Instructions to follow.
Search the data below for the word "keys" and copy each line that holds it.

Record excerpts.
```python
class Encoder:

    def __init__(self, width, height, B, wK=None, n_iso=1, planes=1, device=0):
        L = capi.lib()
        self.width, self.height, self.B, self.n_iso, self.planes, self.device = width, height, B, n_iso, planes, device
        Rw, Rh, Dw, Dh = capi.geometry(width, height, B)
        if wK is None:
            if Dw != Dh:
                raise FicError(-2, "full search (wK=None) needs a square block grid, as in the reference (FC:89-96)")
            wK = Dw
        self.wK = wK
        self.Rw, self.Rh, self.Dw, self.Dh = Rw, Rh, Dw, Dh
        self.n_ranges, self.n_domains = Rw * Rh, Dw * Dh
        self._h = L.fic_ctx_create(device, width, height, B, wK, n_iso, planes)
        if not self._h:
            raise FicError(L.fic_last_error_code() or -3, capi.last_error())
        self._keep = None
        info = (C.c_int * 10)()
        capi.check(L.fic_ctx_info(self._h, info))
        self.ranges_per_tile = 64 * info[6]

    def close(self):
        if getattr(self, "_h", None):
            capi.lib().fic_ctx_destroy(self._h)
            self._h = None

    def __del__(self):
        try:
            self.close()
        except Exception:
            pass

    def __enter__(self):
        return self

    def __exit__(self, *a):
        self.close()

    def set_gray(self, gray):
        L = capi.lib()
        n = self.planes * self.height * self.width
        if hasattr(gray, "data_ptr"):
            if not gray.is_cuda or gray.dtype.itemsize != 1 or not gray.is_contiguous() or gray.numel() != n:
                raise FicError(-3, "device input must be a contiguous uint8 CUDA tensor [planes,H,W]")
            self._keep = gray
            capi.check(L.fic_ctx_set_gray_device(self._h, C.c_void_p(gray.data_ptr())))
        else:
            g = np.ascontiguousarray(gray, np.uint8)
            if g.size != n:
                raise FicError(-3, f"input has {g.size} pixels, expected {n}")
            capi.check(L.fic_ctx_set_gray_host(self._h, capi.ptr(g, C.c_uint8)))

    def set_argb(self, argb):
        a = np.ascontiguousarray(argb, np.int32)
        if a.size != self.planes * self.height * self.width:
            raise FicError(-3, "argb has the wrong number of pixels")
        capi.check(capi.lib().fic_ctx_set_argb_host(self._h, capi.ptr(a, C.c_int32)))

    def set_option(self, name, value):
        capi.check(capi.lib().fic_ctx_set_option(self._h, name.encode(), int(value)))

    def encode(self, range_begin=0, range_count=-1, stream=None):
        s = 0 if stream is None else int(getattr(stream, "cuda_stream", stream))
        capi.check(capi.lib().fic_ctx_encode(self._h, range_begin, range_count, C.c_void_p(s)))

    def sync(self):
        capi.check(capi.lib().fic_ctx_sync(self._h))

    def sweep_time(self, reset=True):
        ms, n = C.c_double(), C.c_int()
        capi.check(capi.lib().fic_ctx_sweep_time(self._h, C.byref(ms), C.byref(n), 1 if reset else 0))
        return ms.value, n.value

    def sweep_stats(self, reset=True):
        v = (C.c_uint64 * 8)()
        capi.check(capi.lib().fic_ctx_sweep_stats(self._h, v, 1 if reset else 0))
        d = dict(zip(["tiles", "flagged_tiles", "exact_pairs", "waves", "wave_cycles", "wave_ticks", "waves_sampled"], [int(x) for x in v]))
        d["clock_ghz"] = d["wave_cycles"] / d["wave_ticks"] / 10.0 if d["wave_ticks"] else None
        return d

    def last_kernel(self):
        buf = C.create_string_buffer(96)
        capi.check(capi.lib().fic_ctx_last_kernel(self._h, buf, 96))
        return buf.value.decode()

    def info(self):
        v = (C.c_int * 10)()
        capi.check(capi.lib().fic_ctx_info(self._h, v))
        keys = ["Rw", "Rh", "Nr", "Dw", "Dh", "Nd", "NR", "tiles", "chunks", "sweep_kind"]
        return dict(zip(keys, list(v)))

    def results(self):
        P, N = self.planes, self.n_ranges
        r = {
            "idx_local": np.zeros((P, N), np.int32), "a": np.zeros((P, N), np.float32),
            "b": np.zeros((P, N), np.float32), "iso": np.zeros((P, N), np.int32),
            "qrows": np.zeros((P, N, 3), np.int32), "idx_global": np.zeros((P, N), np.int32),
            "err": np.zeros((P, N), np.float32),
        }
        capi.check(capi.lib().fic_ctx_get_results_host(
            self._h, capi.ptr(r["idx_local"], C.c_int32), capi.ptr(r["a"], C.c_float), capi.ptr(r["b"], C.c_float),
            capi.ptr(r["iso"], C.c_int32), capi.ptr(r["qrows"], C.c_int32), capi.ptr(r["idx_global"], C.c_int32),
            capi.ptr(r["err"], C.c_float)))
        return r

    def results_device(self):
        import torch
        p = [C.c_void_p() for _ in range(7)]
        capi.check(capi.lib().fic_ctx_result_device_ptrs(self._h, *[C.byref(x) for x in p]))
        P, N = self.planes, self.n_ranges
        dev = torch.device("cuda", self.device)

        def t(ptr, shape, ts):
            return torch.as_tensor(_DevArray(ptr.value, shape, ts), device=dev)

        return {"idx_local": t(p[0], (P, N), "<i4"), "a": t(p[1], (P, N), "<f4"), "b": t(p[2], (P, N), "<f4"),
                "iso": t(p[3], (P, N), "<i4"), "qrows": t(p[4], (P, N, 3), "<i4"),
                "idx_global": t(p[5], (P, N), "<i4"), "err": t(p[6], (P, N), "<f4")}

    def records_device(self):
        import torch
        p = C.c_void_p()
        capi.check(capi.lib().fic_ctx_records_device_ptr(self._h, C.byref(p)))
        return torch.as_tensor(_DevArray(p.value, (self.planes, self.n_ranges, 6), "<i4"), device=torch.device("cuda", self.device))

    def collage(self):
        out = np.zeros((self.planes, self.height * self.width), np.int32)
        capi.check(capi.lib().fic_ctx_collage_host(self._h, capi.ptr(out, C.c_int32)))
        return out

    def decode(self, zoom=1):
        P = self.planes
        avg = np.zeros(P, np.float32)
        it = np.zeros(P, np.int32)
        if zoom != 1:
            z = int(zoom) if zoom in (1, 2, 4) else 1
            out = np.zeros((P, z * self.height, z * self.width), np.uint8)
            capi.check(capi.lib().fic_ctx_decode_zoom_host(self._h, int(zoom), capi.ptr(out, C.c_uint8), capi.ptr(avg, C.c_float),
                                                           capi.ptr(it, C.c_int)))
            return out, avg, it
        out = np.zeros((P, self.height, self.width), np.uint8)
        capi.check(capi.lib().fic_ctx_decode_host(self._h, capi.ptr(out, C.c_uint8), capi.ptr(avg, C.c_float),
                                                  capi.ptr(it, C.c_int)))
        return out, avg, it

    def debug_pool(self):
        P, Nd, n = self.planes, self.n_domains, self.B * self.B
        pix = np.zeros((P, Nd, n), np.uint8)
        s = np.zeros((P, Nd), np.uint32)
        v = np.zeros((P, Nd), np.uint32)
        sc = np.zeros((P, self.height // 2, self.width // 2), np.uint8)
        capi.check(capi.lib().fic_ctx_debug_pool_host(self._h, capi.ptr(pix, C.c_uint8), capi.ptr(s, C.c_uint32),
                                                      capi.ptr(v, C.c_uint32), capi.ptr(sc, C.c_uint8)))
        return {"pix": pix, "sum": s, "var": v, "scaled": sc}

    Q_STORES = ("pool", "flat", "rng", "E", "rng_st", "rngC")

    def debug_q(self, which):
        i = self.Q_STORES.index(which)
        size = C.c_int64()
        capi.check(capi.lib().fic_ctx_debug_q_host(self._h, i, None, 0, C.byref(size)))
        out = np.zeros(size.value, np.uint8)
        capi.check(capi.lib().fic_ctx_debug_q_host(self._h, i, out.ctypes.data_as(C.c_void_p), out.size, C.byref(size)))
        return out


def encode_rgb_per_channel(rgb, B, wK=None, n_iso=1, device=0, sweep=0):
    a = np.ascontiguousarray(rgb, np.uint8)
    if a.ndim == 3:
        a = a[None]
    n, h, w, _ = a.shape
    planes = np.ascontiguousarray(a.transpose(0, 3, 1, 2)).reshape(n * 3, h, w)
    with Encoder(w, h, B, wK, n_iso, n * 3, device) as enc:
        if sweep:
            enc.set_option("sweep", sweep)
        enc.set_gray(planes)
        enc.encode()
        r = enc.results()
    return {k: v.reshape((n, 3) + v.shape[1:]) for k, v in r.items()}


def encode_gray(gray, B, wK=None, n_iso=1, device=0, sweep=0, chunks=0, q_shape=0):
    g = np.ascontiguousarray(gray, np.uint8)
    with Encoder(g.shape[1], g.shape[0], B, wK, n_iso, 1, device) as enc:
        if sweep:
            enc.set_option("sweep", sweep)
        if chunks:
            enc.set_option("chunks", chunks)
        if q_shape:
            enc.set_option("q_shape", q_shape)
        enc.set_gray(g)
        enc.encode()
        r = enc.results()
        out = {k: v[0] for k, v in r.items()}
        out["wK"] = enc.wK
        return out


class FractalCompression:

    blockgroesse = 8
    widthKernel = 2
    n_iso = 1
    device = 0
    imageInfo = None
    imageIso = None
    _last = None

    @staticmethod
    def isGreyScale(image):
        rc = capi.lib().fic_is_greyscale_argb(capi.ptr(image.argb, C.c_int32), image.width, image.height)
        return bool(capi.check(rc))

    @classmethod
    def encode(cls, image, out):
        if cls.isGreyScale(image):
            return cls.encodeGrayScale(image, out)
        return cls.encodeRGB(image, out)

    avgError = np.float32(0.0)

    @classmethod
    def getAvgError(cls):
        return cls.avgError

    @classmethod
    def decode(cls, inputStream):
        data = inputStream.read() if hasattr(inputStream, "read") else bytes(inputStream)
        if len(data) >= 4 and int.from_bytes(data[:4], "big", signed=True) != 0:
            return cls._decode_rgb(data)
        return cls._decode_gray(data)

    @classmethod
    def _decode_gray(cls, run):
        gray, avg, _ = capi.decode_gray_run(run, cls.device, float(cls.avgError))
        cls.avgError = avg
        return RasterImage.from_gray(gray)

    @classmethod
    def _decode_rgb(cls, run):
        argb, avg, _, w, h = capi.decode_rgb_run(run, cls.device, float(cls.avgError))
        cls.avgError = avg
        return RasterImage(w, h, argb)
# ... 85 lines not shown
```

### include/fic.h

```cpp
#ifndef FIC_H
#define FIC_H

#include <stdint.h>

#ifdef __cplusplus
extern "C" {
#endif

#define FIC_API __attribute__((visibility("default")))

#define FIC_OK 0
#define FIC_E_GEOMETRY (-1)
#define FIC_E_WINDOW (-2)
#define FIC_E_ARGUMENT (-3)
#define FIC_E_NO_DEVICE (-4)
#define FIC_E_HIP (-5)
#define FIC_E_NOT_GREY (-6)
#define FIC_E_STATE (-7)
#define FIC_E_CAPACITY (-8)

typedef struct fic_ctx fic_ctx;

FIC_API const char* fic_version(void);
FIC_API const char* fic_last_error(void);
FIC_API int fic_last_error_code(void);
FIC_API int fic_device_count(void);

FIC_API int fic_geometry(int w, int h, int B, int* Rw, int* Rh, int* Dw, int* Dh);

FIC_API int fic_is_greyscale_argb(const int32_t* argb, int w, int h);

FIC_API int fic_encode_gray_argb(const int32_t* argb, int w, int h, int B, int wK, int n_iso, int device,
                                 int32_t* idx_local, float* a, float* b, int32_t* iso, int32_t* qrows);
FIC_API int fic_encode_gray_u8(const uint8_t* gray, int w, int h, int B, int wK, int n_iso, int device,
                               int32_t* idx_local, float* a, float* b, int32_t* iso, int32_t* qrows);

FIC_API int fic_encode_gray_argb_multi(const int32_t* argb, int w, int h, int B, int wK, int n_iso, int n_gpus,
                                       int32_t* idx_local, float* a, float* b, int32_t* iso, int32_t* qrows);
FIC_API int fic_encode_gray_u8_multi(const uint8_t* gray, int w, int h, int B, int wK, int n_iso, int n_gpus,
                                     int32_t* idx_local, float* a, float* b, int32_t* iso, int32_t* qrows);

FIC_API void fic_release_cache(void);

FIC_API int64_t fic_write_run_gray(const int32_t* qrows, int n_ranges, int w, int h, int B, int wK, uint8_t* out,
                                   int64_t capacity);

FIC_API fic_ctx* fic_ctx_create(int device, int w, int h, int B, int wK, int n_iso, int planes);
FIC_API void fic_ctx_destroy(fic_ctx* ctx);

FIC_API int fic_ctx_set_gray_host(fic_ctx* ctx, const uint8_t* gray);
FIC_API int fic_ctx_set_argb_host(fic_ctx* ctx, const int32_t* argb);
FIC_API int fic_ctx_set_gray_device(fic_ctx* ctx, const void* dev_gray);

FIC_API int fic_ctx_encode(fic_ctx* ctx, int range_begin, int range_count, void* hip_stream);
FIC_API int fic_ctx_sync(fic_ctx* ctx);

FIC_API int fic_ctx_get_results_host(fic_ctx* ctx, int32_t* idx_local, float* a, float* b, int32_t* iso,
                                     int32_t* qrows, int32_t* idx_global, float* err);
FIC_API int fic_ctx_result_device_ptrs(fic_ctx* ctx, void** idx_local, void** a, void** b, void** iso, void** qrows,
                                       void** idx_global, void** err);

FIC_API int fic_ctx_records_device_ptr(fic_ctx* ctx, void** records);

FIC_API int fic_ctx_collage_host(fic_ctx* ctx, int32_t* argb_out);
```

Solution to this problem.
        keys = ["Rw", "Rh", "Nr", "Dw", "Dh", "Nd", "NR", "tiles", "chunks", "sweep_kind"]
        return dict(zip(keys, list(v)))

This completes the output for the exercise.